In this prospective, multicenter observational study, 118 patients were admitted to 11 centers throughout Austria and Switzerland. After a screening visit, all patients underwent a trial stimulation period of at least seven days before implantation of the permanent system. Leads were placed in the subcutaneous tissues of the lower back directly in the region of greatest pain. One hundred five patients were implanted with a permanent stimulating system. Patients' evaluation of pain and functional levels were completed before implantation and one, three, and six months after implantation. Adverse events, medication usage, and coverage of the painful area and predictive value of transcutaneous electrical nerve stimulation (TENS) were monitored.
All pain and quality-of-life measures showed statistically significant improvement during the treatment period. These included the average pain visual analog scale, the Oswestry Disability Questionnaire, the Becks Depression Inventory, and the Short Form-12 item Health survey.

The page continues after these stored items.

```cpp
int adm_conv_wgrad_plan(int B, int H, int W, int Cin, int Cout, int ks, int up, int wino);
int adm_conv_wgrad_ws(const float* x, const float* dy, float* ws, float* bws, int B, int H, int W, int Cin, int ldx, int Cout,
                      int lddy, int ks, int up, int splits, int wino, hipStream_t stream);

int adm_conv_fwd_bf16(const float* x, const unsigned short* wp16, const float* bias, const float* res, float* y,
                      int B, int H, int W, int Cin, int ldx, int N, int wrows, int ldy, int ldr, int ks, int up,
                      int tile, hipStream_t stream);
int adm_conv_wgrad_bf16(const float* x, const float* dy, float* dwp, int B, int H, int W, int Cin, int ldx, int Cout,
                        int lddy, int ks, int up, int splits, hipStream_t stream);
int adm_conv_fwd_bf16a(const void* x16, const unsigned short* wp16, const float* bias, const float* res, float* y, int B, int H, int W,
                       int Cin, int ldx, int N, int wrows, int ldy, int ldr, int ks, int up, int tile, hipStream_t stream);
int adm_conv_wgrad_bf16a(const void* x16, const float* dy, float* dwp, int B, int H, int W, int Cin, int ldx, int Cout, int lddy, int ks,
                         int up, int splits, hipStream_t stream);
int adm_gn_fwd_bf16out(const float* x, float* stats, double* ws, const float* gamma, const float* beta, const float* ss,
                       long ss_bstride, void* y16, int B, int HW, int C, int G, float eps, int silu, float drop_p, uint64_t seed,
                       hipStream_t stream);
int adm_f32_to_bf16(const float* src, unsigned short* dst, long n, hipStream_t stream);

int adm_pack_weight(const float* w, float* wp_fwd, float* wp_bwd, int Co, int Ci, int ks, int Co_pad, int Ci_pad,
                    int qkv, hipStream_t stream);
int adm_pack_weight_table(const long* table, int n_entries, long total_tiles, hipStream_t stream);
int adm_unpack_wgrad(const float* dwp, float* dw, int Co, int Ci, int ks, int Co_pad, int Ci_pad, int qkv,
                     int accumulate, hipStream_t stream);
// ... 232 lines not shown
```

Baseline: 1249 images/s.

## Make x6 GEMM kernel process multiple output tiles per workgroup to fix wave quantization

The split-bf16 GEMM kernel now lets each workgroup loop over a chunk of T consecutive output tiles instead of exactly one. A host-side planner picks T so the number of rounds over 256 concurrent workgroups is no worse than launching one tile per workgroup. The producer and consumer pipelines carry their K-step and tile counters across tile boundaries, with a full drain barrier at each new tile and the epilogue run per tile. This targets tail-wave imbalance on large tile counts, at the cost of extra index bookkeeping, a pipeline stall at each tile switch, and some ablation macros left in the code.

```diff
diff --git a/adm_amd/csrc/conv_gemm_x6.hip b/adm_amd/csrc/conv_gemm_x6.hip
--- a/adm_amd/csrc/conv_gemm_x6.hip
+++ b/adm_amd/csrc/conv_gemm_x6.hip
@@ -5,7 +5,7 @@
 
 struct G6P {
   const float* x; const unsigned short* w; const float* bias; const float* res; float* y;
-  int M, N, K, ldx, ldy, ldr, wrows, tilesN, xbytes, wbytes, ybytes, rbytes;
+  int M, N, K, ldx, ldy, ldr, wrows, tilesM, tilesN, tiles, T, xbytes, wbytes, ybytes, rbytes;
   const float* amax_x; float wscale;
   float* amax_y;
 };
@@ -30,6 +30,9 @@
   return ldexpf(1.f, e - 1);
 }
 constexpr int G_RA = 2, G_RB = 4, G_D = 4;
+#ifndef G6_ABL
+#define G6_ABL 0
+#endif
 
 __device__ __forceinline__ f32x4 g6_sub4(f32x4 a, f32x4 b) {
   f32x4 r;
@@ -80,27 +83,32 @@
   const int tid = threadIdx.x, lane = tid & 63, hw_wid = tid >> 6;
   const bool producer = hw_wid >= 4;
   const int wid = hw_wid & 3;
-  int bid = blockIdx.x;
+  int c = blockIdx.x;
   {
-    const int nwg = gridDim.x, q = nwg >> 3, r = nwg & 7, xcd = bid & 7, idx = bid >> 3;
-    bid = (xcd < r ? xcd * (q + 1) : r * (q + 1) + (xcd - r) * q) + idx;
-  }
-  const int tilesM = gridDim.x / p.tilesN;
-  const int tm = bid % tilesM, tn = bid / tilesM;
-  const int m0 = tm * GM, n0 = tn * GN;
-  const int S = p.K >> 5;
+    const int nwg = gridDim.x, q = nwg >> 3, r = nwg & 7, xcd = c & 7, idx = c >> 3;
+    c = (xcd < r ? xcd * (q + 1) : r * (q + 1) + (xcd - r) * q) + idx;
+  }
+  const int t0 = c * p.T;
+  const int nT = min(p.T, p.tiles - t0);
+  const int S = (G6_ABL & 1) ? 0 : p.K >> 5;
+  const int G = nT * S;
   constexpr unsigned OOB = 0x80000000u;
 
   if (producer) {
+    if (G6_ABL & 1) return;
     const __amdgpu_buffer_rsrc_t rs_x = __builtin_amdgcn_make_buffer_rsrc(const_cast<float*>(p.x), 0, p.xbytes, 0x00020000);
     const int ptid = wid * 64 + lane;
     const int prow = ptid >> 3, quad = ptid & 7;
+    int is_ = 0, ij = 0, im = t0 % p.tilesM;
     unsigned voff[4];
-#pragma unroll
-    for (int j = 0; j < 4; ++j) {
-      const int m = m0 + prow + 32 * j;
-      voff[j] = (m < p.M) ? (unsigned)(((long)m * p.ldx + quad * 4) * 4) : OOB;
-    }
+    auto tile_rows = [&]() {
+#pragma unroll
+      for (int j = 0; j < 4; ++j) {
+        const int m = im * GM + prow + 32 * j;
+        voff[j] = (ij < nT && m < p.M) ? ((unsigned)m * (unsigned)p.ldx + quad * 4) * 4u : OOB;
+      }
+    };
+    tile_rows();
     const int aq = quad & 3, ch = quad >> 2;
     unsigned short* la[4];
 #pragma unroll
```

Additionally, medication usage with opioids, nonsteroidal anti-inflammatory drugs, and anti-convulsants showed a highly significant reduction. Complications requiring surgical intervention were reported in 9.6% of the patients. The degree of coverage of painful areas seems to be an important criterion for efficacy of PNFS, whereas TENS is presumably no predictor.

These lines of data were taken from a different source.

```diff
@@ -419,19 +525,19 @@
 }
 
 template <int MODE, int NBOX, int BR, int BK, bool BF16, int NPL>
-static int launch_conv_fmt(const TcMaps& maps, const TcParams& p, int tiles_x, int tiles_y, int batch, cudaStream_t st,
-                           const char* what) {
+static int launch_conv_fmt(const TcMaps& maps, const TcOutMaps& om, const TcParams& p, int tiles_x, int tiles_y,
+                           int batch, cudaStream_t st, const char* what) {
     const int num_tiles = tiles_x * tiles_y * batch;
     return launch_persistent<TcCfg<NBOX, BK, BR, NPL>, tc_conv_kernel<MODE, NBOX, BR, BK, BF16, NPL>>(
-        num_tiles, st, what, maps, p, tiles_x, tiles_y, num_tiles);
+        num_tiles, st, what, maps, om, p, tiles_x, tiles_y, num_tiles);
 }
 
 template <int MODE, int NBOX, int BR, int BK, int NPL = 2>
-static int launch_conv(const TcMaps& maps, const TcParams& p, int tiles_x, int tiles_y, int batch, cudaStream_t st,
-                       const char* what) {
+static int launch_conv(const TcMaps& maps, const TcOutMaps& om, const TcParams& p, int tiles_x, int tiles_y, int batch,
+                       cudaStream_t st, const char* what) {
     if (p.operand_bf16)
-        return launch_conv_fmt<MODE, NBOX, BR, BK, true, NPL>(maps, p, tiles_x, tiles_y, batch, st, what);
-    return launch_conv_fmt<MODE, NBOX, BR, BK, false, NPL>(maps, p, tiles_x, tiles_y, batch, st, what);
+        return launch_conv_fmt<MODE, NBOX, BR, BK, true, NPL>(maps, om, p, tiles_x, tiles_y, batch, st, what);
+    return launch_conv_fmt<MODE, NBOX, BR, BK, false, NPL>(maps, om, p, tiles_x, tiles_y, batch, st, what);
 }
 
 static void fill_taps_tc(int* tap_off, int k, int dilation, int causal, bool transpose) {
@@ -479,10 +585,20 @@
     p.bias = bias; p.spk = spk; p.res = res; p.y = y; p.save_a = save_a; p.save_s = save_s;
     p.gate_mode = mode; p.residual = residual;
     p.gmain = 1.f + config().tc_gamma * (float)(p.k * p.kb_n * (BK / 16));
+    const bool need_res = mode != 0 || residual;
+    TcOutMaps om = {};
+    p.tma_out = tma_rows(y, T) && (!save_a || tma_rows(save_a, T)) && (!save_s || tma_rows(save_s, T)) &&
+                (!need_res || tma_rows(res, T));
+    if (p.tma_out) {
+        const float* outs[3] = {y, save_a, save_s};
+        for (int i = 0; i < 3; ++i)
+            if (outs[i] && encode_tmap_f32_bct(&om.out[i], outs[i], B, C, T, 64)) return 1;
+        if (need_res && encode_tmap_f32_bct(&om.res, res, B, C, T, 64)) return 1;
+    }
     cudaStream_t st = (cudaStream_t)stream;
     if (npl == 1)
-        return launch_conv_fmt<TC_GATED, 2, 64, 64, false, 1>(maps, p, t_tiles, C / 64, B, st, "tc_convblock_fwd");
-    return launch_conv_fmt<TC_GATED, 2, 64, 32, false, 2>(maps, p, t_tiles, C / 64, B, st, "tc_convblock_fwd");
+        return launch_conv_fmt<TC_GATED, 2, 64, 64, false, 1>(maps, om, p, t_tiles, C / 64, B, st, "tc_convblock_fwd");
+    return launch_conv_fmt<TC_GATED, 2, 64, 32, false, 2>(maps, om, p, t_tiles, C / 64, B, st, "tc_convblock_fwd");
 }
 
 int dv3_tc_conv(const void* a, const void* w, int npl, float* out, int B, int Kc, int Nc, int T, int k, int dilation,
@@ -514,20 +630,23 @@
     p.p_drop = p_drop; p.seed_ptr = seed_ptr; p.salt = salt;
     p.gmain = 1.f + config().tc_gamma * (float)(p.k * p.kb_n * (bk / 16));
     p.operand_bf16 = transpose_taps ? 1 : 0;
+    TcOutMaps om = {};
+    p.tma_out = tma_rows(out, T);
+    if (p.tma_out && encode_tmap_f32_bct(&om.out[0], out, B, Nc, T, br)) return 1;
     const int tiles_y = (Nc + br - 1) / br;
     if (npl == 1) {
         if (narrow) {
-            if (k64) return launch_conv<TC_CONV, 1, 64, 64, 1>(maps, p, t_tiles, tiles_y, B, st, "tc_conv(64)");
-            return launch_conv<TC_CONV, 1, 64, 32, 1>(maps, p, t_tiles, tiles_y, B, st, "tc_conv(64,bk32)");
-        }
-        if (k64) return launch_conv<TC_CONV, 1, 128, 64, 1>(maps, p, t_tiles, tiles_y, B, st, "tc_conv(128,bk64)");
-        return launch_conv<TC_CONV, 1, 128, 32, 1>(maps, p, t_tiles, tiles_y, B, st, "tc_conv(128)");
+            if (k64) return launch_conv<TC_CONV, 1, 64, 64, 1>(maps, om, p, t_tiles, tiles_y, B, st, "tc_conv(64)");
+            return launch_conv<TC_CONV, 1, 64, 32, 1>(maps, om, p, t_tiles, tiles_y, B, st, "tc_conv(64,bk32)");
+        }
+        if (k64) return launch_conv<TC_CONV, 1, 128, 64, 1>(maps, om, p, t_tiles, tiles_y, B, st, "tc_conv(128,bk64)");
+        return launch_conv<TC_CONV, 1, 128, 32, 1>(maps, om, p, t_tiles, tiles_y, B, st, "tc_conv(128)");
     }
     if (narrow) {
-        if (k64) return launch_conv<TC_CONV, 1, 64, 64>(maps, p, t_tiles, tiles_y, B, st, "tc_conv(64)");
-        return launch_conv<TC_CONV, 1, 64, 32>(maps, p, t_tiles, tiles_y, B, st, "tc_conv(64,bk32)");
-    }
-    return launch_conv<TC_CONV, 1, 128, 32>(maps, p, t_tiles, tiles_y, B, st, "tc_conv(128)");
+        if (k64) return launch_conv<TC_CONV, 1, 64, 64>(maps, om, p, t_tiles, tiles_y, B, st, "tc_conv(64)");
+        return launch_conv<TC_CONV, 1, 64, 32>(maps, om, p, t_tiles, tiles_y, B, st, "tc_conv(64,bk32)");
+    }
+    return launch_conv<TC_CONV, 1, 128, 32>(maps, om, p, t_tiles, tiles_y, B, st, "tc_conv(128)");
 }
 
 constexpr double WG_UNIT_ITERS = 25.0;
diff --git a/deepvoice3_pytorch_b200/csrc/tc_ring.cuh b/deepvoice3_pytorch_b200/csrc/tc_ring.cuh
--- a/deepvoice3_pytorch_b200/csrc/tc_ring.cuh
+++ b/deepvoice3_pytorch_b200/csrc/tc_ring.cuh
@@ -5,18 +5,21 @@
 constexpr int SMEM_LIMIT = 232448;
 constexpr int RING_SLACK = 1024 + 512;
 
-template <int STAGE_BYTES, int TILE_COLS, int DEPTH>
+template <int STAGE_BYTES, int TILE_COLS, int DEPTH, bool DENSE_TILE = false, int STAGING_BYTES = 0>
 struct RingCfg {
     static constexpr int STAGE = STAGE_BYTES;
     static constexpr int NCOLS = TILE_COLS;
-    static constexpr int ACC_PITCH = NCOLS + 1;
+    static constexpr bool DENSE = DENSE_TILE;
+    static constexpr int ACC_PITCH = DENSE ? NCOLS : NCOLS + 1;
     static constexpr int ACC_TILE = 128 * ACC_PITCH * 4;
+    static constexpr int STAGING = STAGING_BYTES;
     static constexpr int STAGES = DEPTH;
-    static constexpr int SMEM = STAGES * STAGE + ACC_TILE + RING_SLACK;
-    static constexpr int MAX_STAGES = (SMEM_LIMIT - ACC_TILE - RING_SLACK) / STAGE;
+    static constexpr int SMEM = STAGES * STAGE + ACC_TILE + STAGING + RING_SLACK;
+    static constexpr int MAX_STAGES = (SMEM_LIMIT - ACC_TILE - STAGING - RING_SLACK) / STAGE;
     static_assert(STAGE % 1024 == 0, "ring stages keep the 1 KB alignment of the swizzled TMA tiles");
+    static_assert(ACC_TILE % 1024 == 0 || !DENSE, "the dense tile and the staging buffer are swizzled TMA boxes");
     static_assert(STAGES >= 2, "pipeline needs at least two stages");
-    static_assert(SMEM <= SMEM_LIMIT, "ring + hand-off tile + barriers exceed the 227 KB of a CTA");
+    static_assert(SMEM <= SMEM_LIMIT, "ring + hand-off tile + staging + barriers exceed the 227 KB of a CTA");
 };
 
 template <int NBOX, int BK, int BR, int NPL> struct ConvRing;
@@ -31,7 +34,8 @@
 template <> struct ConvRing<1, 32, 64, 1> { static constexpr int STAGES = 6; };
 
 template <int NBOX, int BK, int BR, int NPL = 2>
-using TcCfg = RingCfg<NPL * (128 + NBOX * BR) * BK * 2, BR * NBOX, ConvRing<NBOX, BK, BR, NPL>::STAGES>;
+using TcCfg = RingCfg<NPL * (128 + NBOX * BR) * BK * 2, BR * NBOX, ConvRing<NBOX, BK, BR, NPL>::STAGES, true,
+                      NBOX == 2 ? 128 * BR * 4 : 0>;
 
 constexpr int WG_BOX = 64 * 32 * 2;
 template <int NPL>
```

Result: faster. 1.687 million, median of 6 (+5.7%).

This prospective, multicenter study confirms that PNFS is an effective therapy for the management of cLBP. Significant improvements in many aspects of the pain condition were measured, and complications were minimal.

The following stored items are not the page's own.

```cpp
kh_status partition_batch(kh_table* t, const char* kbase, uint32_t kstride, const char* vbase, uint32_t vstride,
                          uint32_t vconst, uint64_t n, uint64_t idx_base, uint32_t PB, ulonglong2* tmp, ulonglong2* fin, Partitioned& out,
                          bool allow_slack = false, int rec12 = 0, const SlackShared* shared = nullptr, bool force_slack = false, double vf = 1.0) {
  const uint32_t nparts = 1u << PB;
  out.slot = 0; out.cursor = nullptr; out.overflow = nullptr; out.rec12 = 0;
  if (shared || force_slack || part_buffer_records(n, PB, allow_slack, vf) != n) {
    const uint32_t B1 = (PB + 1) / 2, B2 = PB - B1, nb1 = 1u << B1, nb2 = 1u << B2;
    const uint64_t slot = shared ? shared->slot : slack_slot((double)n / (double)nparts, vf);
    const uint64_t slot1 = shared ? slack_slot((double)n / (double)nb1) : slot * nb2;
    unsigned long long *cur1, *cur2; uint64_t* starts; uint32_t* ovf;
    TAKE(cur1, unsigned long long, nb1);
    if (shared) { cur2 = shared->cur2; starts = shared->starts; ovf = shared->ovf; }
    else { TAKE(cur2, unsigned long long, nparts); TAKE(starts, uint64_t, (size_t)nparts + 1); TAKE(ovf, uint32_t, 1); }
    const double mean1 = (double)n / (double)nb1;
    const uint64_t fill_cap = std::min<uint64_t>(slot1, (uint64_t)(mean1 + 9.0 * std::sqrt(mean1 * vf) + 16.0));
    const uint32_t tps = (uint32_t)((fill_cap + KH_PART_TILE - 1) / KH_PART_TILE);
    const uint32_t max_tiles = nb1 * tps;
    if (shared) hipLaunchKernelGGL(k_init_cursors, dim3((nb1 + 255) / 256), dim3(256), 0, t->stream, cur1, (uint64_t*)nullptr, (uint64_t)nb1, slot1);
    else hipLaunchKernelGGL(k_init_cursors2, dim3((nparts + 256) / 256), dim3(256), 0, t->stream, cur1, (uint64_t)nb1, slot1, cur2, starts, (uint64_t)nparts, slot, ovf);
    KhPartParams P;
    memset(&P, 0, sizeof(P));
    P.idx_base = idx_base;
    P.xcd_swizzle = g_xcd_swizzle;
    P.kbase = kbase; P.kstride = kstride; P.vbase = vbase; P.vstride = vstride; P.vconst = vconst; P.n = n;
    P.ntiles = (uint32_t)((n + KH_PART_TILE - 1) / KH_PART_TILE);
    P.seed = t->seed; P.PB = PB; P.shift = B2; P.nb = nb1; P.cursor = cur1; P.orec = tmp; P.slot = slot1; P.overflow = ovf; P.dump = slot1 * nb1;
    { Launch L(t, "k_part_scatter");
      if (rec12 == 1) { KH_SWITCH_HASH(t->hash, hipLaunchKernelGGL((k_part_scatter<HASH, 1>), dim3(P.ntiles), dim3(KH_PART_THREADS), ((nb1 + 1u) & ~1u) * 8 + nb1 * 8, t->stream, P)); }
      else if (rec12 == 2) { KH_SWITCH_HASH(t->hash, hipLaunchKernelGGL((k_part_scatter<HASH, 2>), dim3(P.ntiles), dim3(KH_PART_THREADS), ((nb1 + 1u) & ~1u) * 8 + nb1 * 8, t->stream, P)); }
      else { KH_SWITCH_HASH(t->hash, hipLaunchKernelGGL((k_part_scatter<HASH, 0>), dim3(P.ntiles), dim3(KH_PART_THREADS), ((nb1 + 1u) & ~1u) * 8 + nb1 * 8, t->stream, P)); } }
    KhPartParams Q = P;
    Q.kbase = nullptr; Q.kstride = 0; Q.vbase = nullptr; Q.vstride = 0; Q.rec_in = tmp;
    Q.tiles = nullptr; Q.ntiles_dev = nullptr; Q.ntiles = max_tiles; Q.slot_in = slot1; Q.cur_in = cur1; Q.tps = tps;
    Q.shift = 0; Q.nb = nb2; Q.cursor = cur2; Q.orec = fin; Q.slot = slot; Q.dump = slot * nparts;
    { Launch L(t, "k_part_scatter");
      if (rec12 == 1) { KH_SWITCH_HASH(t->hash, hipLaunchKernelGGL((k_part_scatter<HASH, 1>), dim3(max_tiles), dim3(KH_PART_THREADS), ((nb2 + 1u) & ~1u) * 8 + nb2 * 8, t->stream, Q)); }
      else if (rec12 == 2) { KH_SWITCH_HASH(t->hash, hipLaunchKernelGGL((k_part_scatter<HASH, 2>), dim3(max_tiles), dim3(KH_PART_THREADS), ((nb2 + 1u) & ~1u) * 8 + nb2 * 8, t->stream, Q)); }
      else { KH_SWITCH_HASH(t->hash, hipLaunchKernelGGL((k_part_scatter<HASH, 0>), dim3(max_tiles), dim3(KH_PART_THREADS), ((nb2 + 1u) & ~1u) * 8 + nb2 * 8, t->stream, Q)); } }
    HIPCHK(hipGetLastError());
    out.rec = fin; out.part_off = starts; out.PB = PB; out.nparts = nparts; out.spare = tmp;
    out.slot = slot; out.cursor = cur2; out.overflow = ovf; out.rec12 = rec12;
// ... 106 lines not shown
inline bool nodup_build_applies(const kh_table* t, uint64_t cap_u, uint32_t PB, int mode) {
  return fused_build_applies(t, cap_u, PB) && t->batch_nodup && mode != INS_UPDATE && !getenv("KH_DISABLE_NODUP");
}

kh_status insert_core(kh_table* t, const char* kbase, uint32_t kstride, const char* vbase, uint32_t vstride,
                      uint64_t n, int mode, uint64_t forced_cap, uint64_t* n_new_out) {
  *n_new_out = 0;
  if (n == 0) return KH_OK;
  const uint64_t cap_u = forced_cap ? forced_cap : capacity_after(t, t->cur.cap, t->lsize, n, n, n - 1);
  const uint32_t PB = cap_u > KH_L ? log2u(cap_u >> KH_LB) : 0u;
  if (PB > 22) return fail(t, KH_ERR_UNSUPPORTED, "batch would need more than 2^22 partitions");
  const size_t keep_blk = t->blk, keep_off = t->off;
  int first_attempt = 0;
  bool dup_heavy = false;
  double vf = 1.0;
  if (part_buffer_records(n, PB, true) != n) {
    unsigned long long* sset; uint32_t* dups;
    TAKE(sset, unsigned long long, KH_SAMPLE_SET); TAKE(dups, uint32_t, 1);
    HIPCHK(hipMemsetAsync(sset, 0, sizeof(unsigned long long) * KH_SAMPLE_SET, t->stream));
    HIPCHK(hipMemsetAsync(dups, 0, 4, t->stream));
    { Launch L(t, "k_sample_dups");
      hipLaunchKernelGGL(k_sample_dups, dim3(KH_SAMPLE_N / 256), dim3(256), 0, t->stream, kbase, kstride, n, sset, dups); }
    HIPCHK(hipMemcpyAsync(t->hpin + 31, dups, 4, hipMemcpyDeviceToHost, t->stream));
    HIPCHK(hipStreamSynchronize(t->stream));
    const uint32_t dsample = (uint32_t)t->hpin[31];
    if (dsample >= 1u) {
      dup_heavy = true;
      const double d_ub = (double)dsample + 3.0 * std::sqrt((double)dsample) + 3.0;
      const double f = 1.0 + 2.0 * (double)n * d_ub / ((double)KH_SAMPLE_N * (double)KH_SAMPLE_N);
      const double mean = (double)n / (double)(uint64_t(1) << PB);
      if (!getenv("KH_DISABLE_DUP_SLACK") && (double)slack_slot(mean, f) <= 2.0 * mean) vf = f;
      else first_attempt = 1;
    }
    t->batch_nodup = dsample == 0u;
    t->blk = keep_blk; t->off = keep_off;
  } else first_attempt = 1;
  for (int attempt = first_attempt; attempt < 2; ++attempt) {
    const bool slack = attempt == 0;
    const uint64_t m = part_buffer_records(n, PB, slack, vf);
    if (!slack && attempt == 1) { t->blk = keep_blk; t->off = keep_off; }
    const bool rec12 = slack && t->batch_nodup && nodup_build_applies(t, cap_u, PB, mode);
    const bool rec8 = !rec12 && dup_heavy && mode == INS_PLUS && vbase == nullptr && !getenv("KH_DISABLE_REC8");
    const int kind = rec12 ? 1 : rec8 ? 2 : 0;
    ulonglong2 *tmp, *fin, *spare;
    { char *a, *b; const size_t rb = kind == 1 ? sizeof(KhRec12) : kind == 2 ? sizeof(KhRec8) : sizeof(ulonglong2);
      TAKE(a, char, m * rb); TAKE(b, char, m * rb);
      tmp = reinterpret_cast<ulonglong2*>(a); fin = reinterpret_cast<ulonglong2*>(b); spare = tmp;
      if (kind == 2) { char* c; TAKE(c, char, m * 12); spare = reinterpret_cast<ulonglong2*>(c); } }
    Partitioned R;
    kh_status st = partition_batch(t, kbase, kstride, vbase, vstride, mode == INS_PLUS ? 1u : 0u, n, 0, PB, tmp, fin, R, slack, kind, nullptr, false, vf);
    if (st != KH_OK) return st;
    KhSrcSet S;
    memset(&S, 0, sizeof(S));
    S.rec[0] = R.rec; S.off[0] = R.part_off; S.n = 1; S.merged_off = R.part_off; S.slot[0] = R.slot; S.cur[0] = R.cursor;
    S.rec12 = (uint32_t)R.rec12;
    t->part_overflow = R.overflow; t->batch_vf = vf;
    st = insert_finish(t, S, n, PB, cap_u, mode, forced_cap, spare, n_new_out, m);
    t->part_overflow = nullptr; t->batch_nodup = false; t->batch_vf = 1.0;
    if (st != KH_RETRY_EXACT) return st;
  }
  return fail(t, KH_ERR_HIP, "internal: exact partition reported a slot overflow");
}

kh_status insert_finish(kh_table* t, KhSrcSet S, uint64_t n, uint32_t PB, uint64_t cap_u, int mode, uint64_t forced_cap,
                        ulonglong2* spare, uint64_t* n_new_out, uint64_t list_cap) {
  *n_new_out = 0;
  if (list_cap < n) list_cap = n;
  kh_status st = KH_OK;
  const uint32_t nparts = 1u << PB;
  struct { uint32_t nparts; } R; R.nparts = nparts;
  if (fused_build_applies(t, cap_u, PB) && S.rec12 != 2 && !(t->batch_vf >= 2.0)) {
    const uint32_t nch = (uint32_t)(cap_u >> KH_LB);
    KhSlots nw;
// ... 1945 lines not shown
```

Measured before the change: 44.17 billion.

## Speculate no-duplicate insert path instead of syncing on duplicate sample

Removes the host synchronization after duplicate sampling by launching the insert pipeline speculatively, assuming no duplicates. Partition, build and epilogue kernels read the device-side duplicate count and exit early if the guess was wrong, and the host then falls back to the old path. It also fuses cursor init, sample-set clearing and block zeroing into one prologue kernel, and merges the totals, tail-carry and chunk-place kernels into one epilogue kernel. In exchange it adds wasted launches when duplicates are present and more complex control flow.

Result: slower. 43.66 billion (-1.2%).

```diff
diff --git a/kmerhash_amd/csrc/kh_kernels.h b/kmerhash_amd/csrc/kh_kernels.h
--- a/kmerhash_amd/csrc/kh_kernels.h
+++ b/kmerhash_amd/csrc/kh_kernels.h
@@ -491,6 +491,7 @@
   uint32_t* overflow;
   int xcd_swizzle;
   uint64_t slot_in; const unsigned long long* cur_in; uint32_t tps;
+  const uint32_t* spec_dups;
 };
 
 __device__ __forceinline__ uint32_t kh_part_q(uint64_t h, uint32_t PB) {
@@ -580,6 +581,7 @@
   uint32_t* loff = kh_dyn_smem + nb;
   unsigned long long* gbase = reinterpret_cast<unsigned long long*>(kh_dyn_smem + 2 * ((nb + 1u) & ~1u));
   const uint32_t tid = threadIdx.x, lane = tid & 63, wid = tid >> 6;
+  if (P.spec_dups && *P.spec_dups) return;
   const uint32_t ntiles = P.tiles ? *P.ntiles_dev : P.ntiles;
   if (blockIdx.x >= ntiles) return;
   uint32_t tile = blockIdx.x;
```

本研究的目的是评估周围神经场刺激(PNFS)治疗慢性下腰痛(cLBP)的长期疗效和安全性。
在这项前瞻性、多中心观察性研究中,118名患者被纳入奥地利和瑞士的11个中心。在进行筛选访视后,所有患者在植入永久性系统前均接受了至少7天的试验刺激期。电极直接放置在腰部疼痛最严重区域的皮下组织中。105名患者植入了永久性刺激系统。在植入前以及植入后1个月、3个月和6个月完成患者对疼痛和功能水平的评估。监测不良事件、药物使用情况、疼痛区域覆盖情况以及经皮电刺激神经疗法(TENS)的预测价值。
在治疗期间,所有疼痛和生活质量指标均显示出具有统计学意义的改善。这些指标包括平均疼痛视觉模拟量表、奥斯威斯功能障碍问卷、贝克抑郁量表以及简短健康调查问卷(SF-12)。此外,阿片类药物、非甾体抗炎药和抗惊厥药的使用量显著减少。9.6%的患者报告了需要手术干预的并发症。疼痛区域的覆盖程度似乎是PNFS疗效的一个重要标准,而TENS可能不是一个预测指标。
这项前瞻性、多中心研究证实,PNFS是治疗cLBP的有效疗法。在疼痛状况的许多方面都有显著改善,且并发症极少。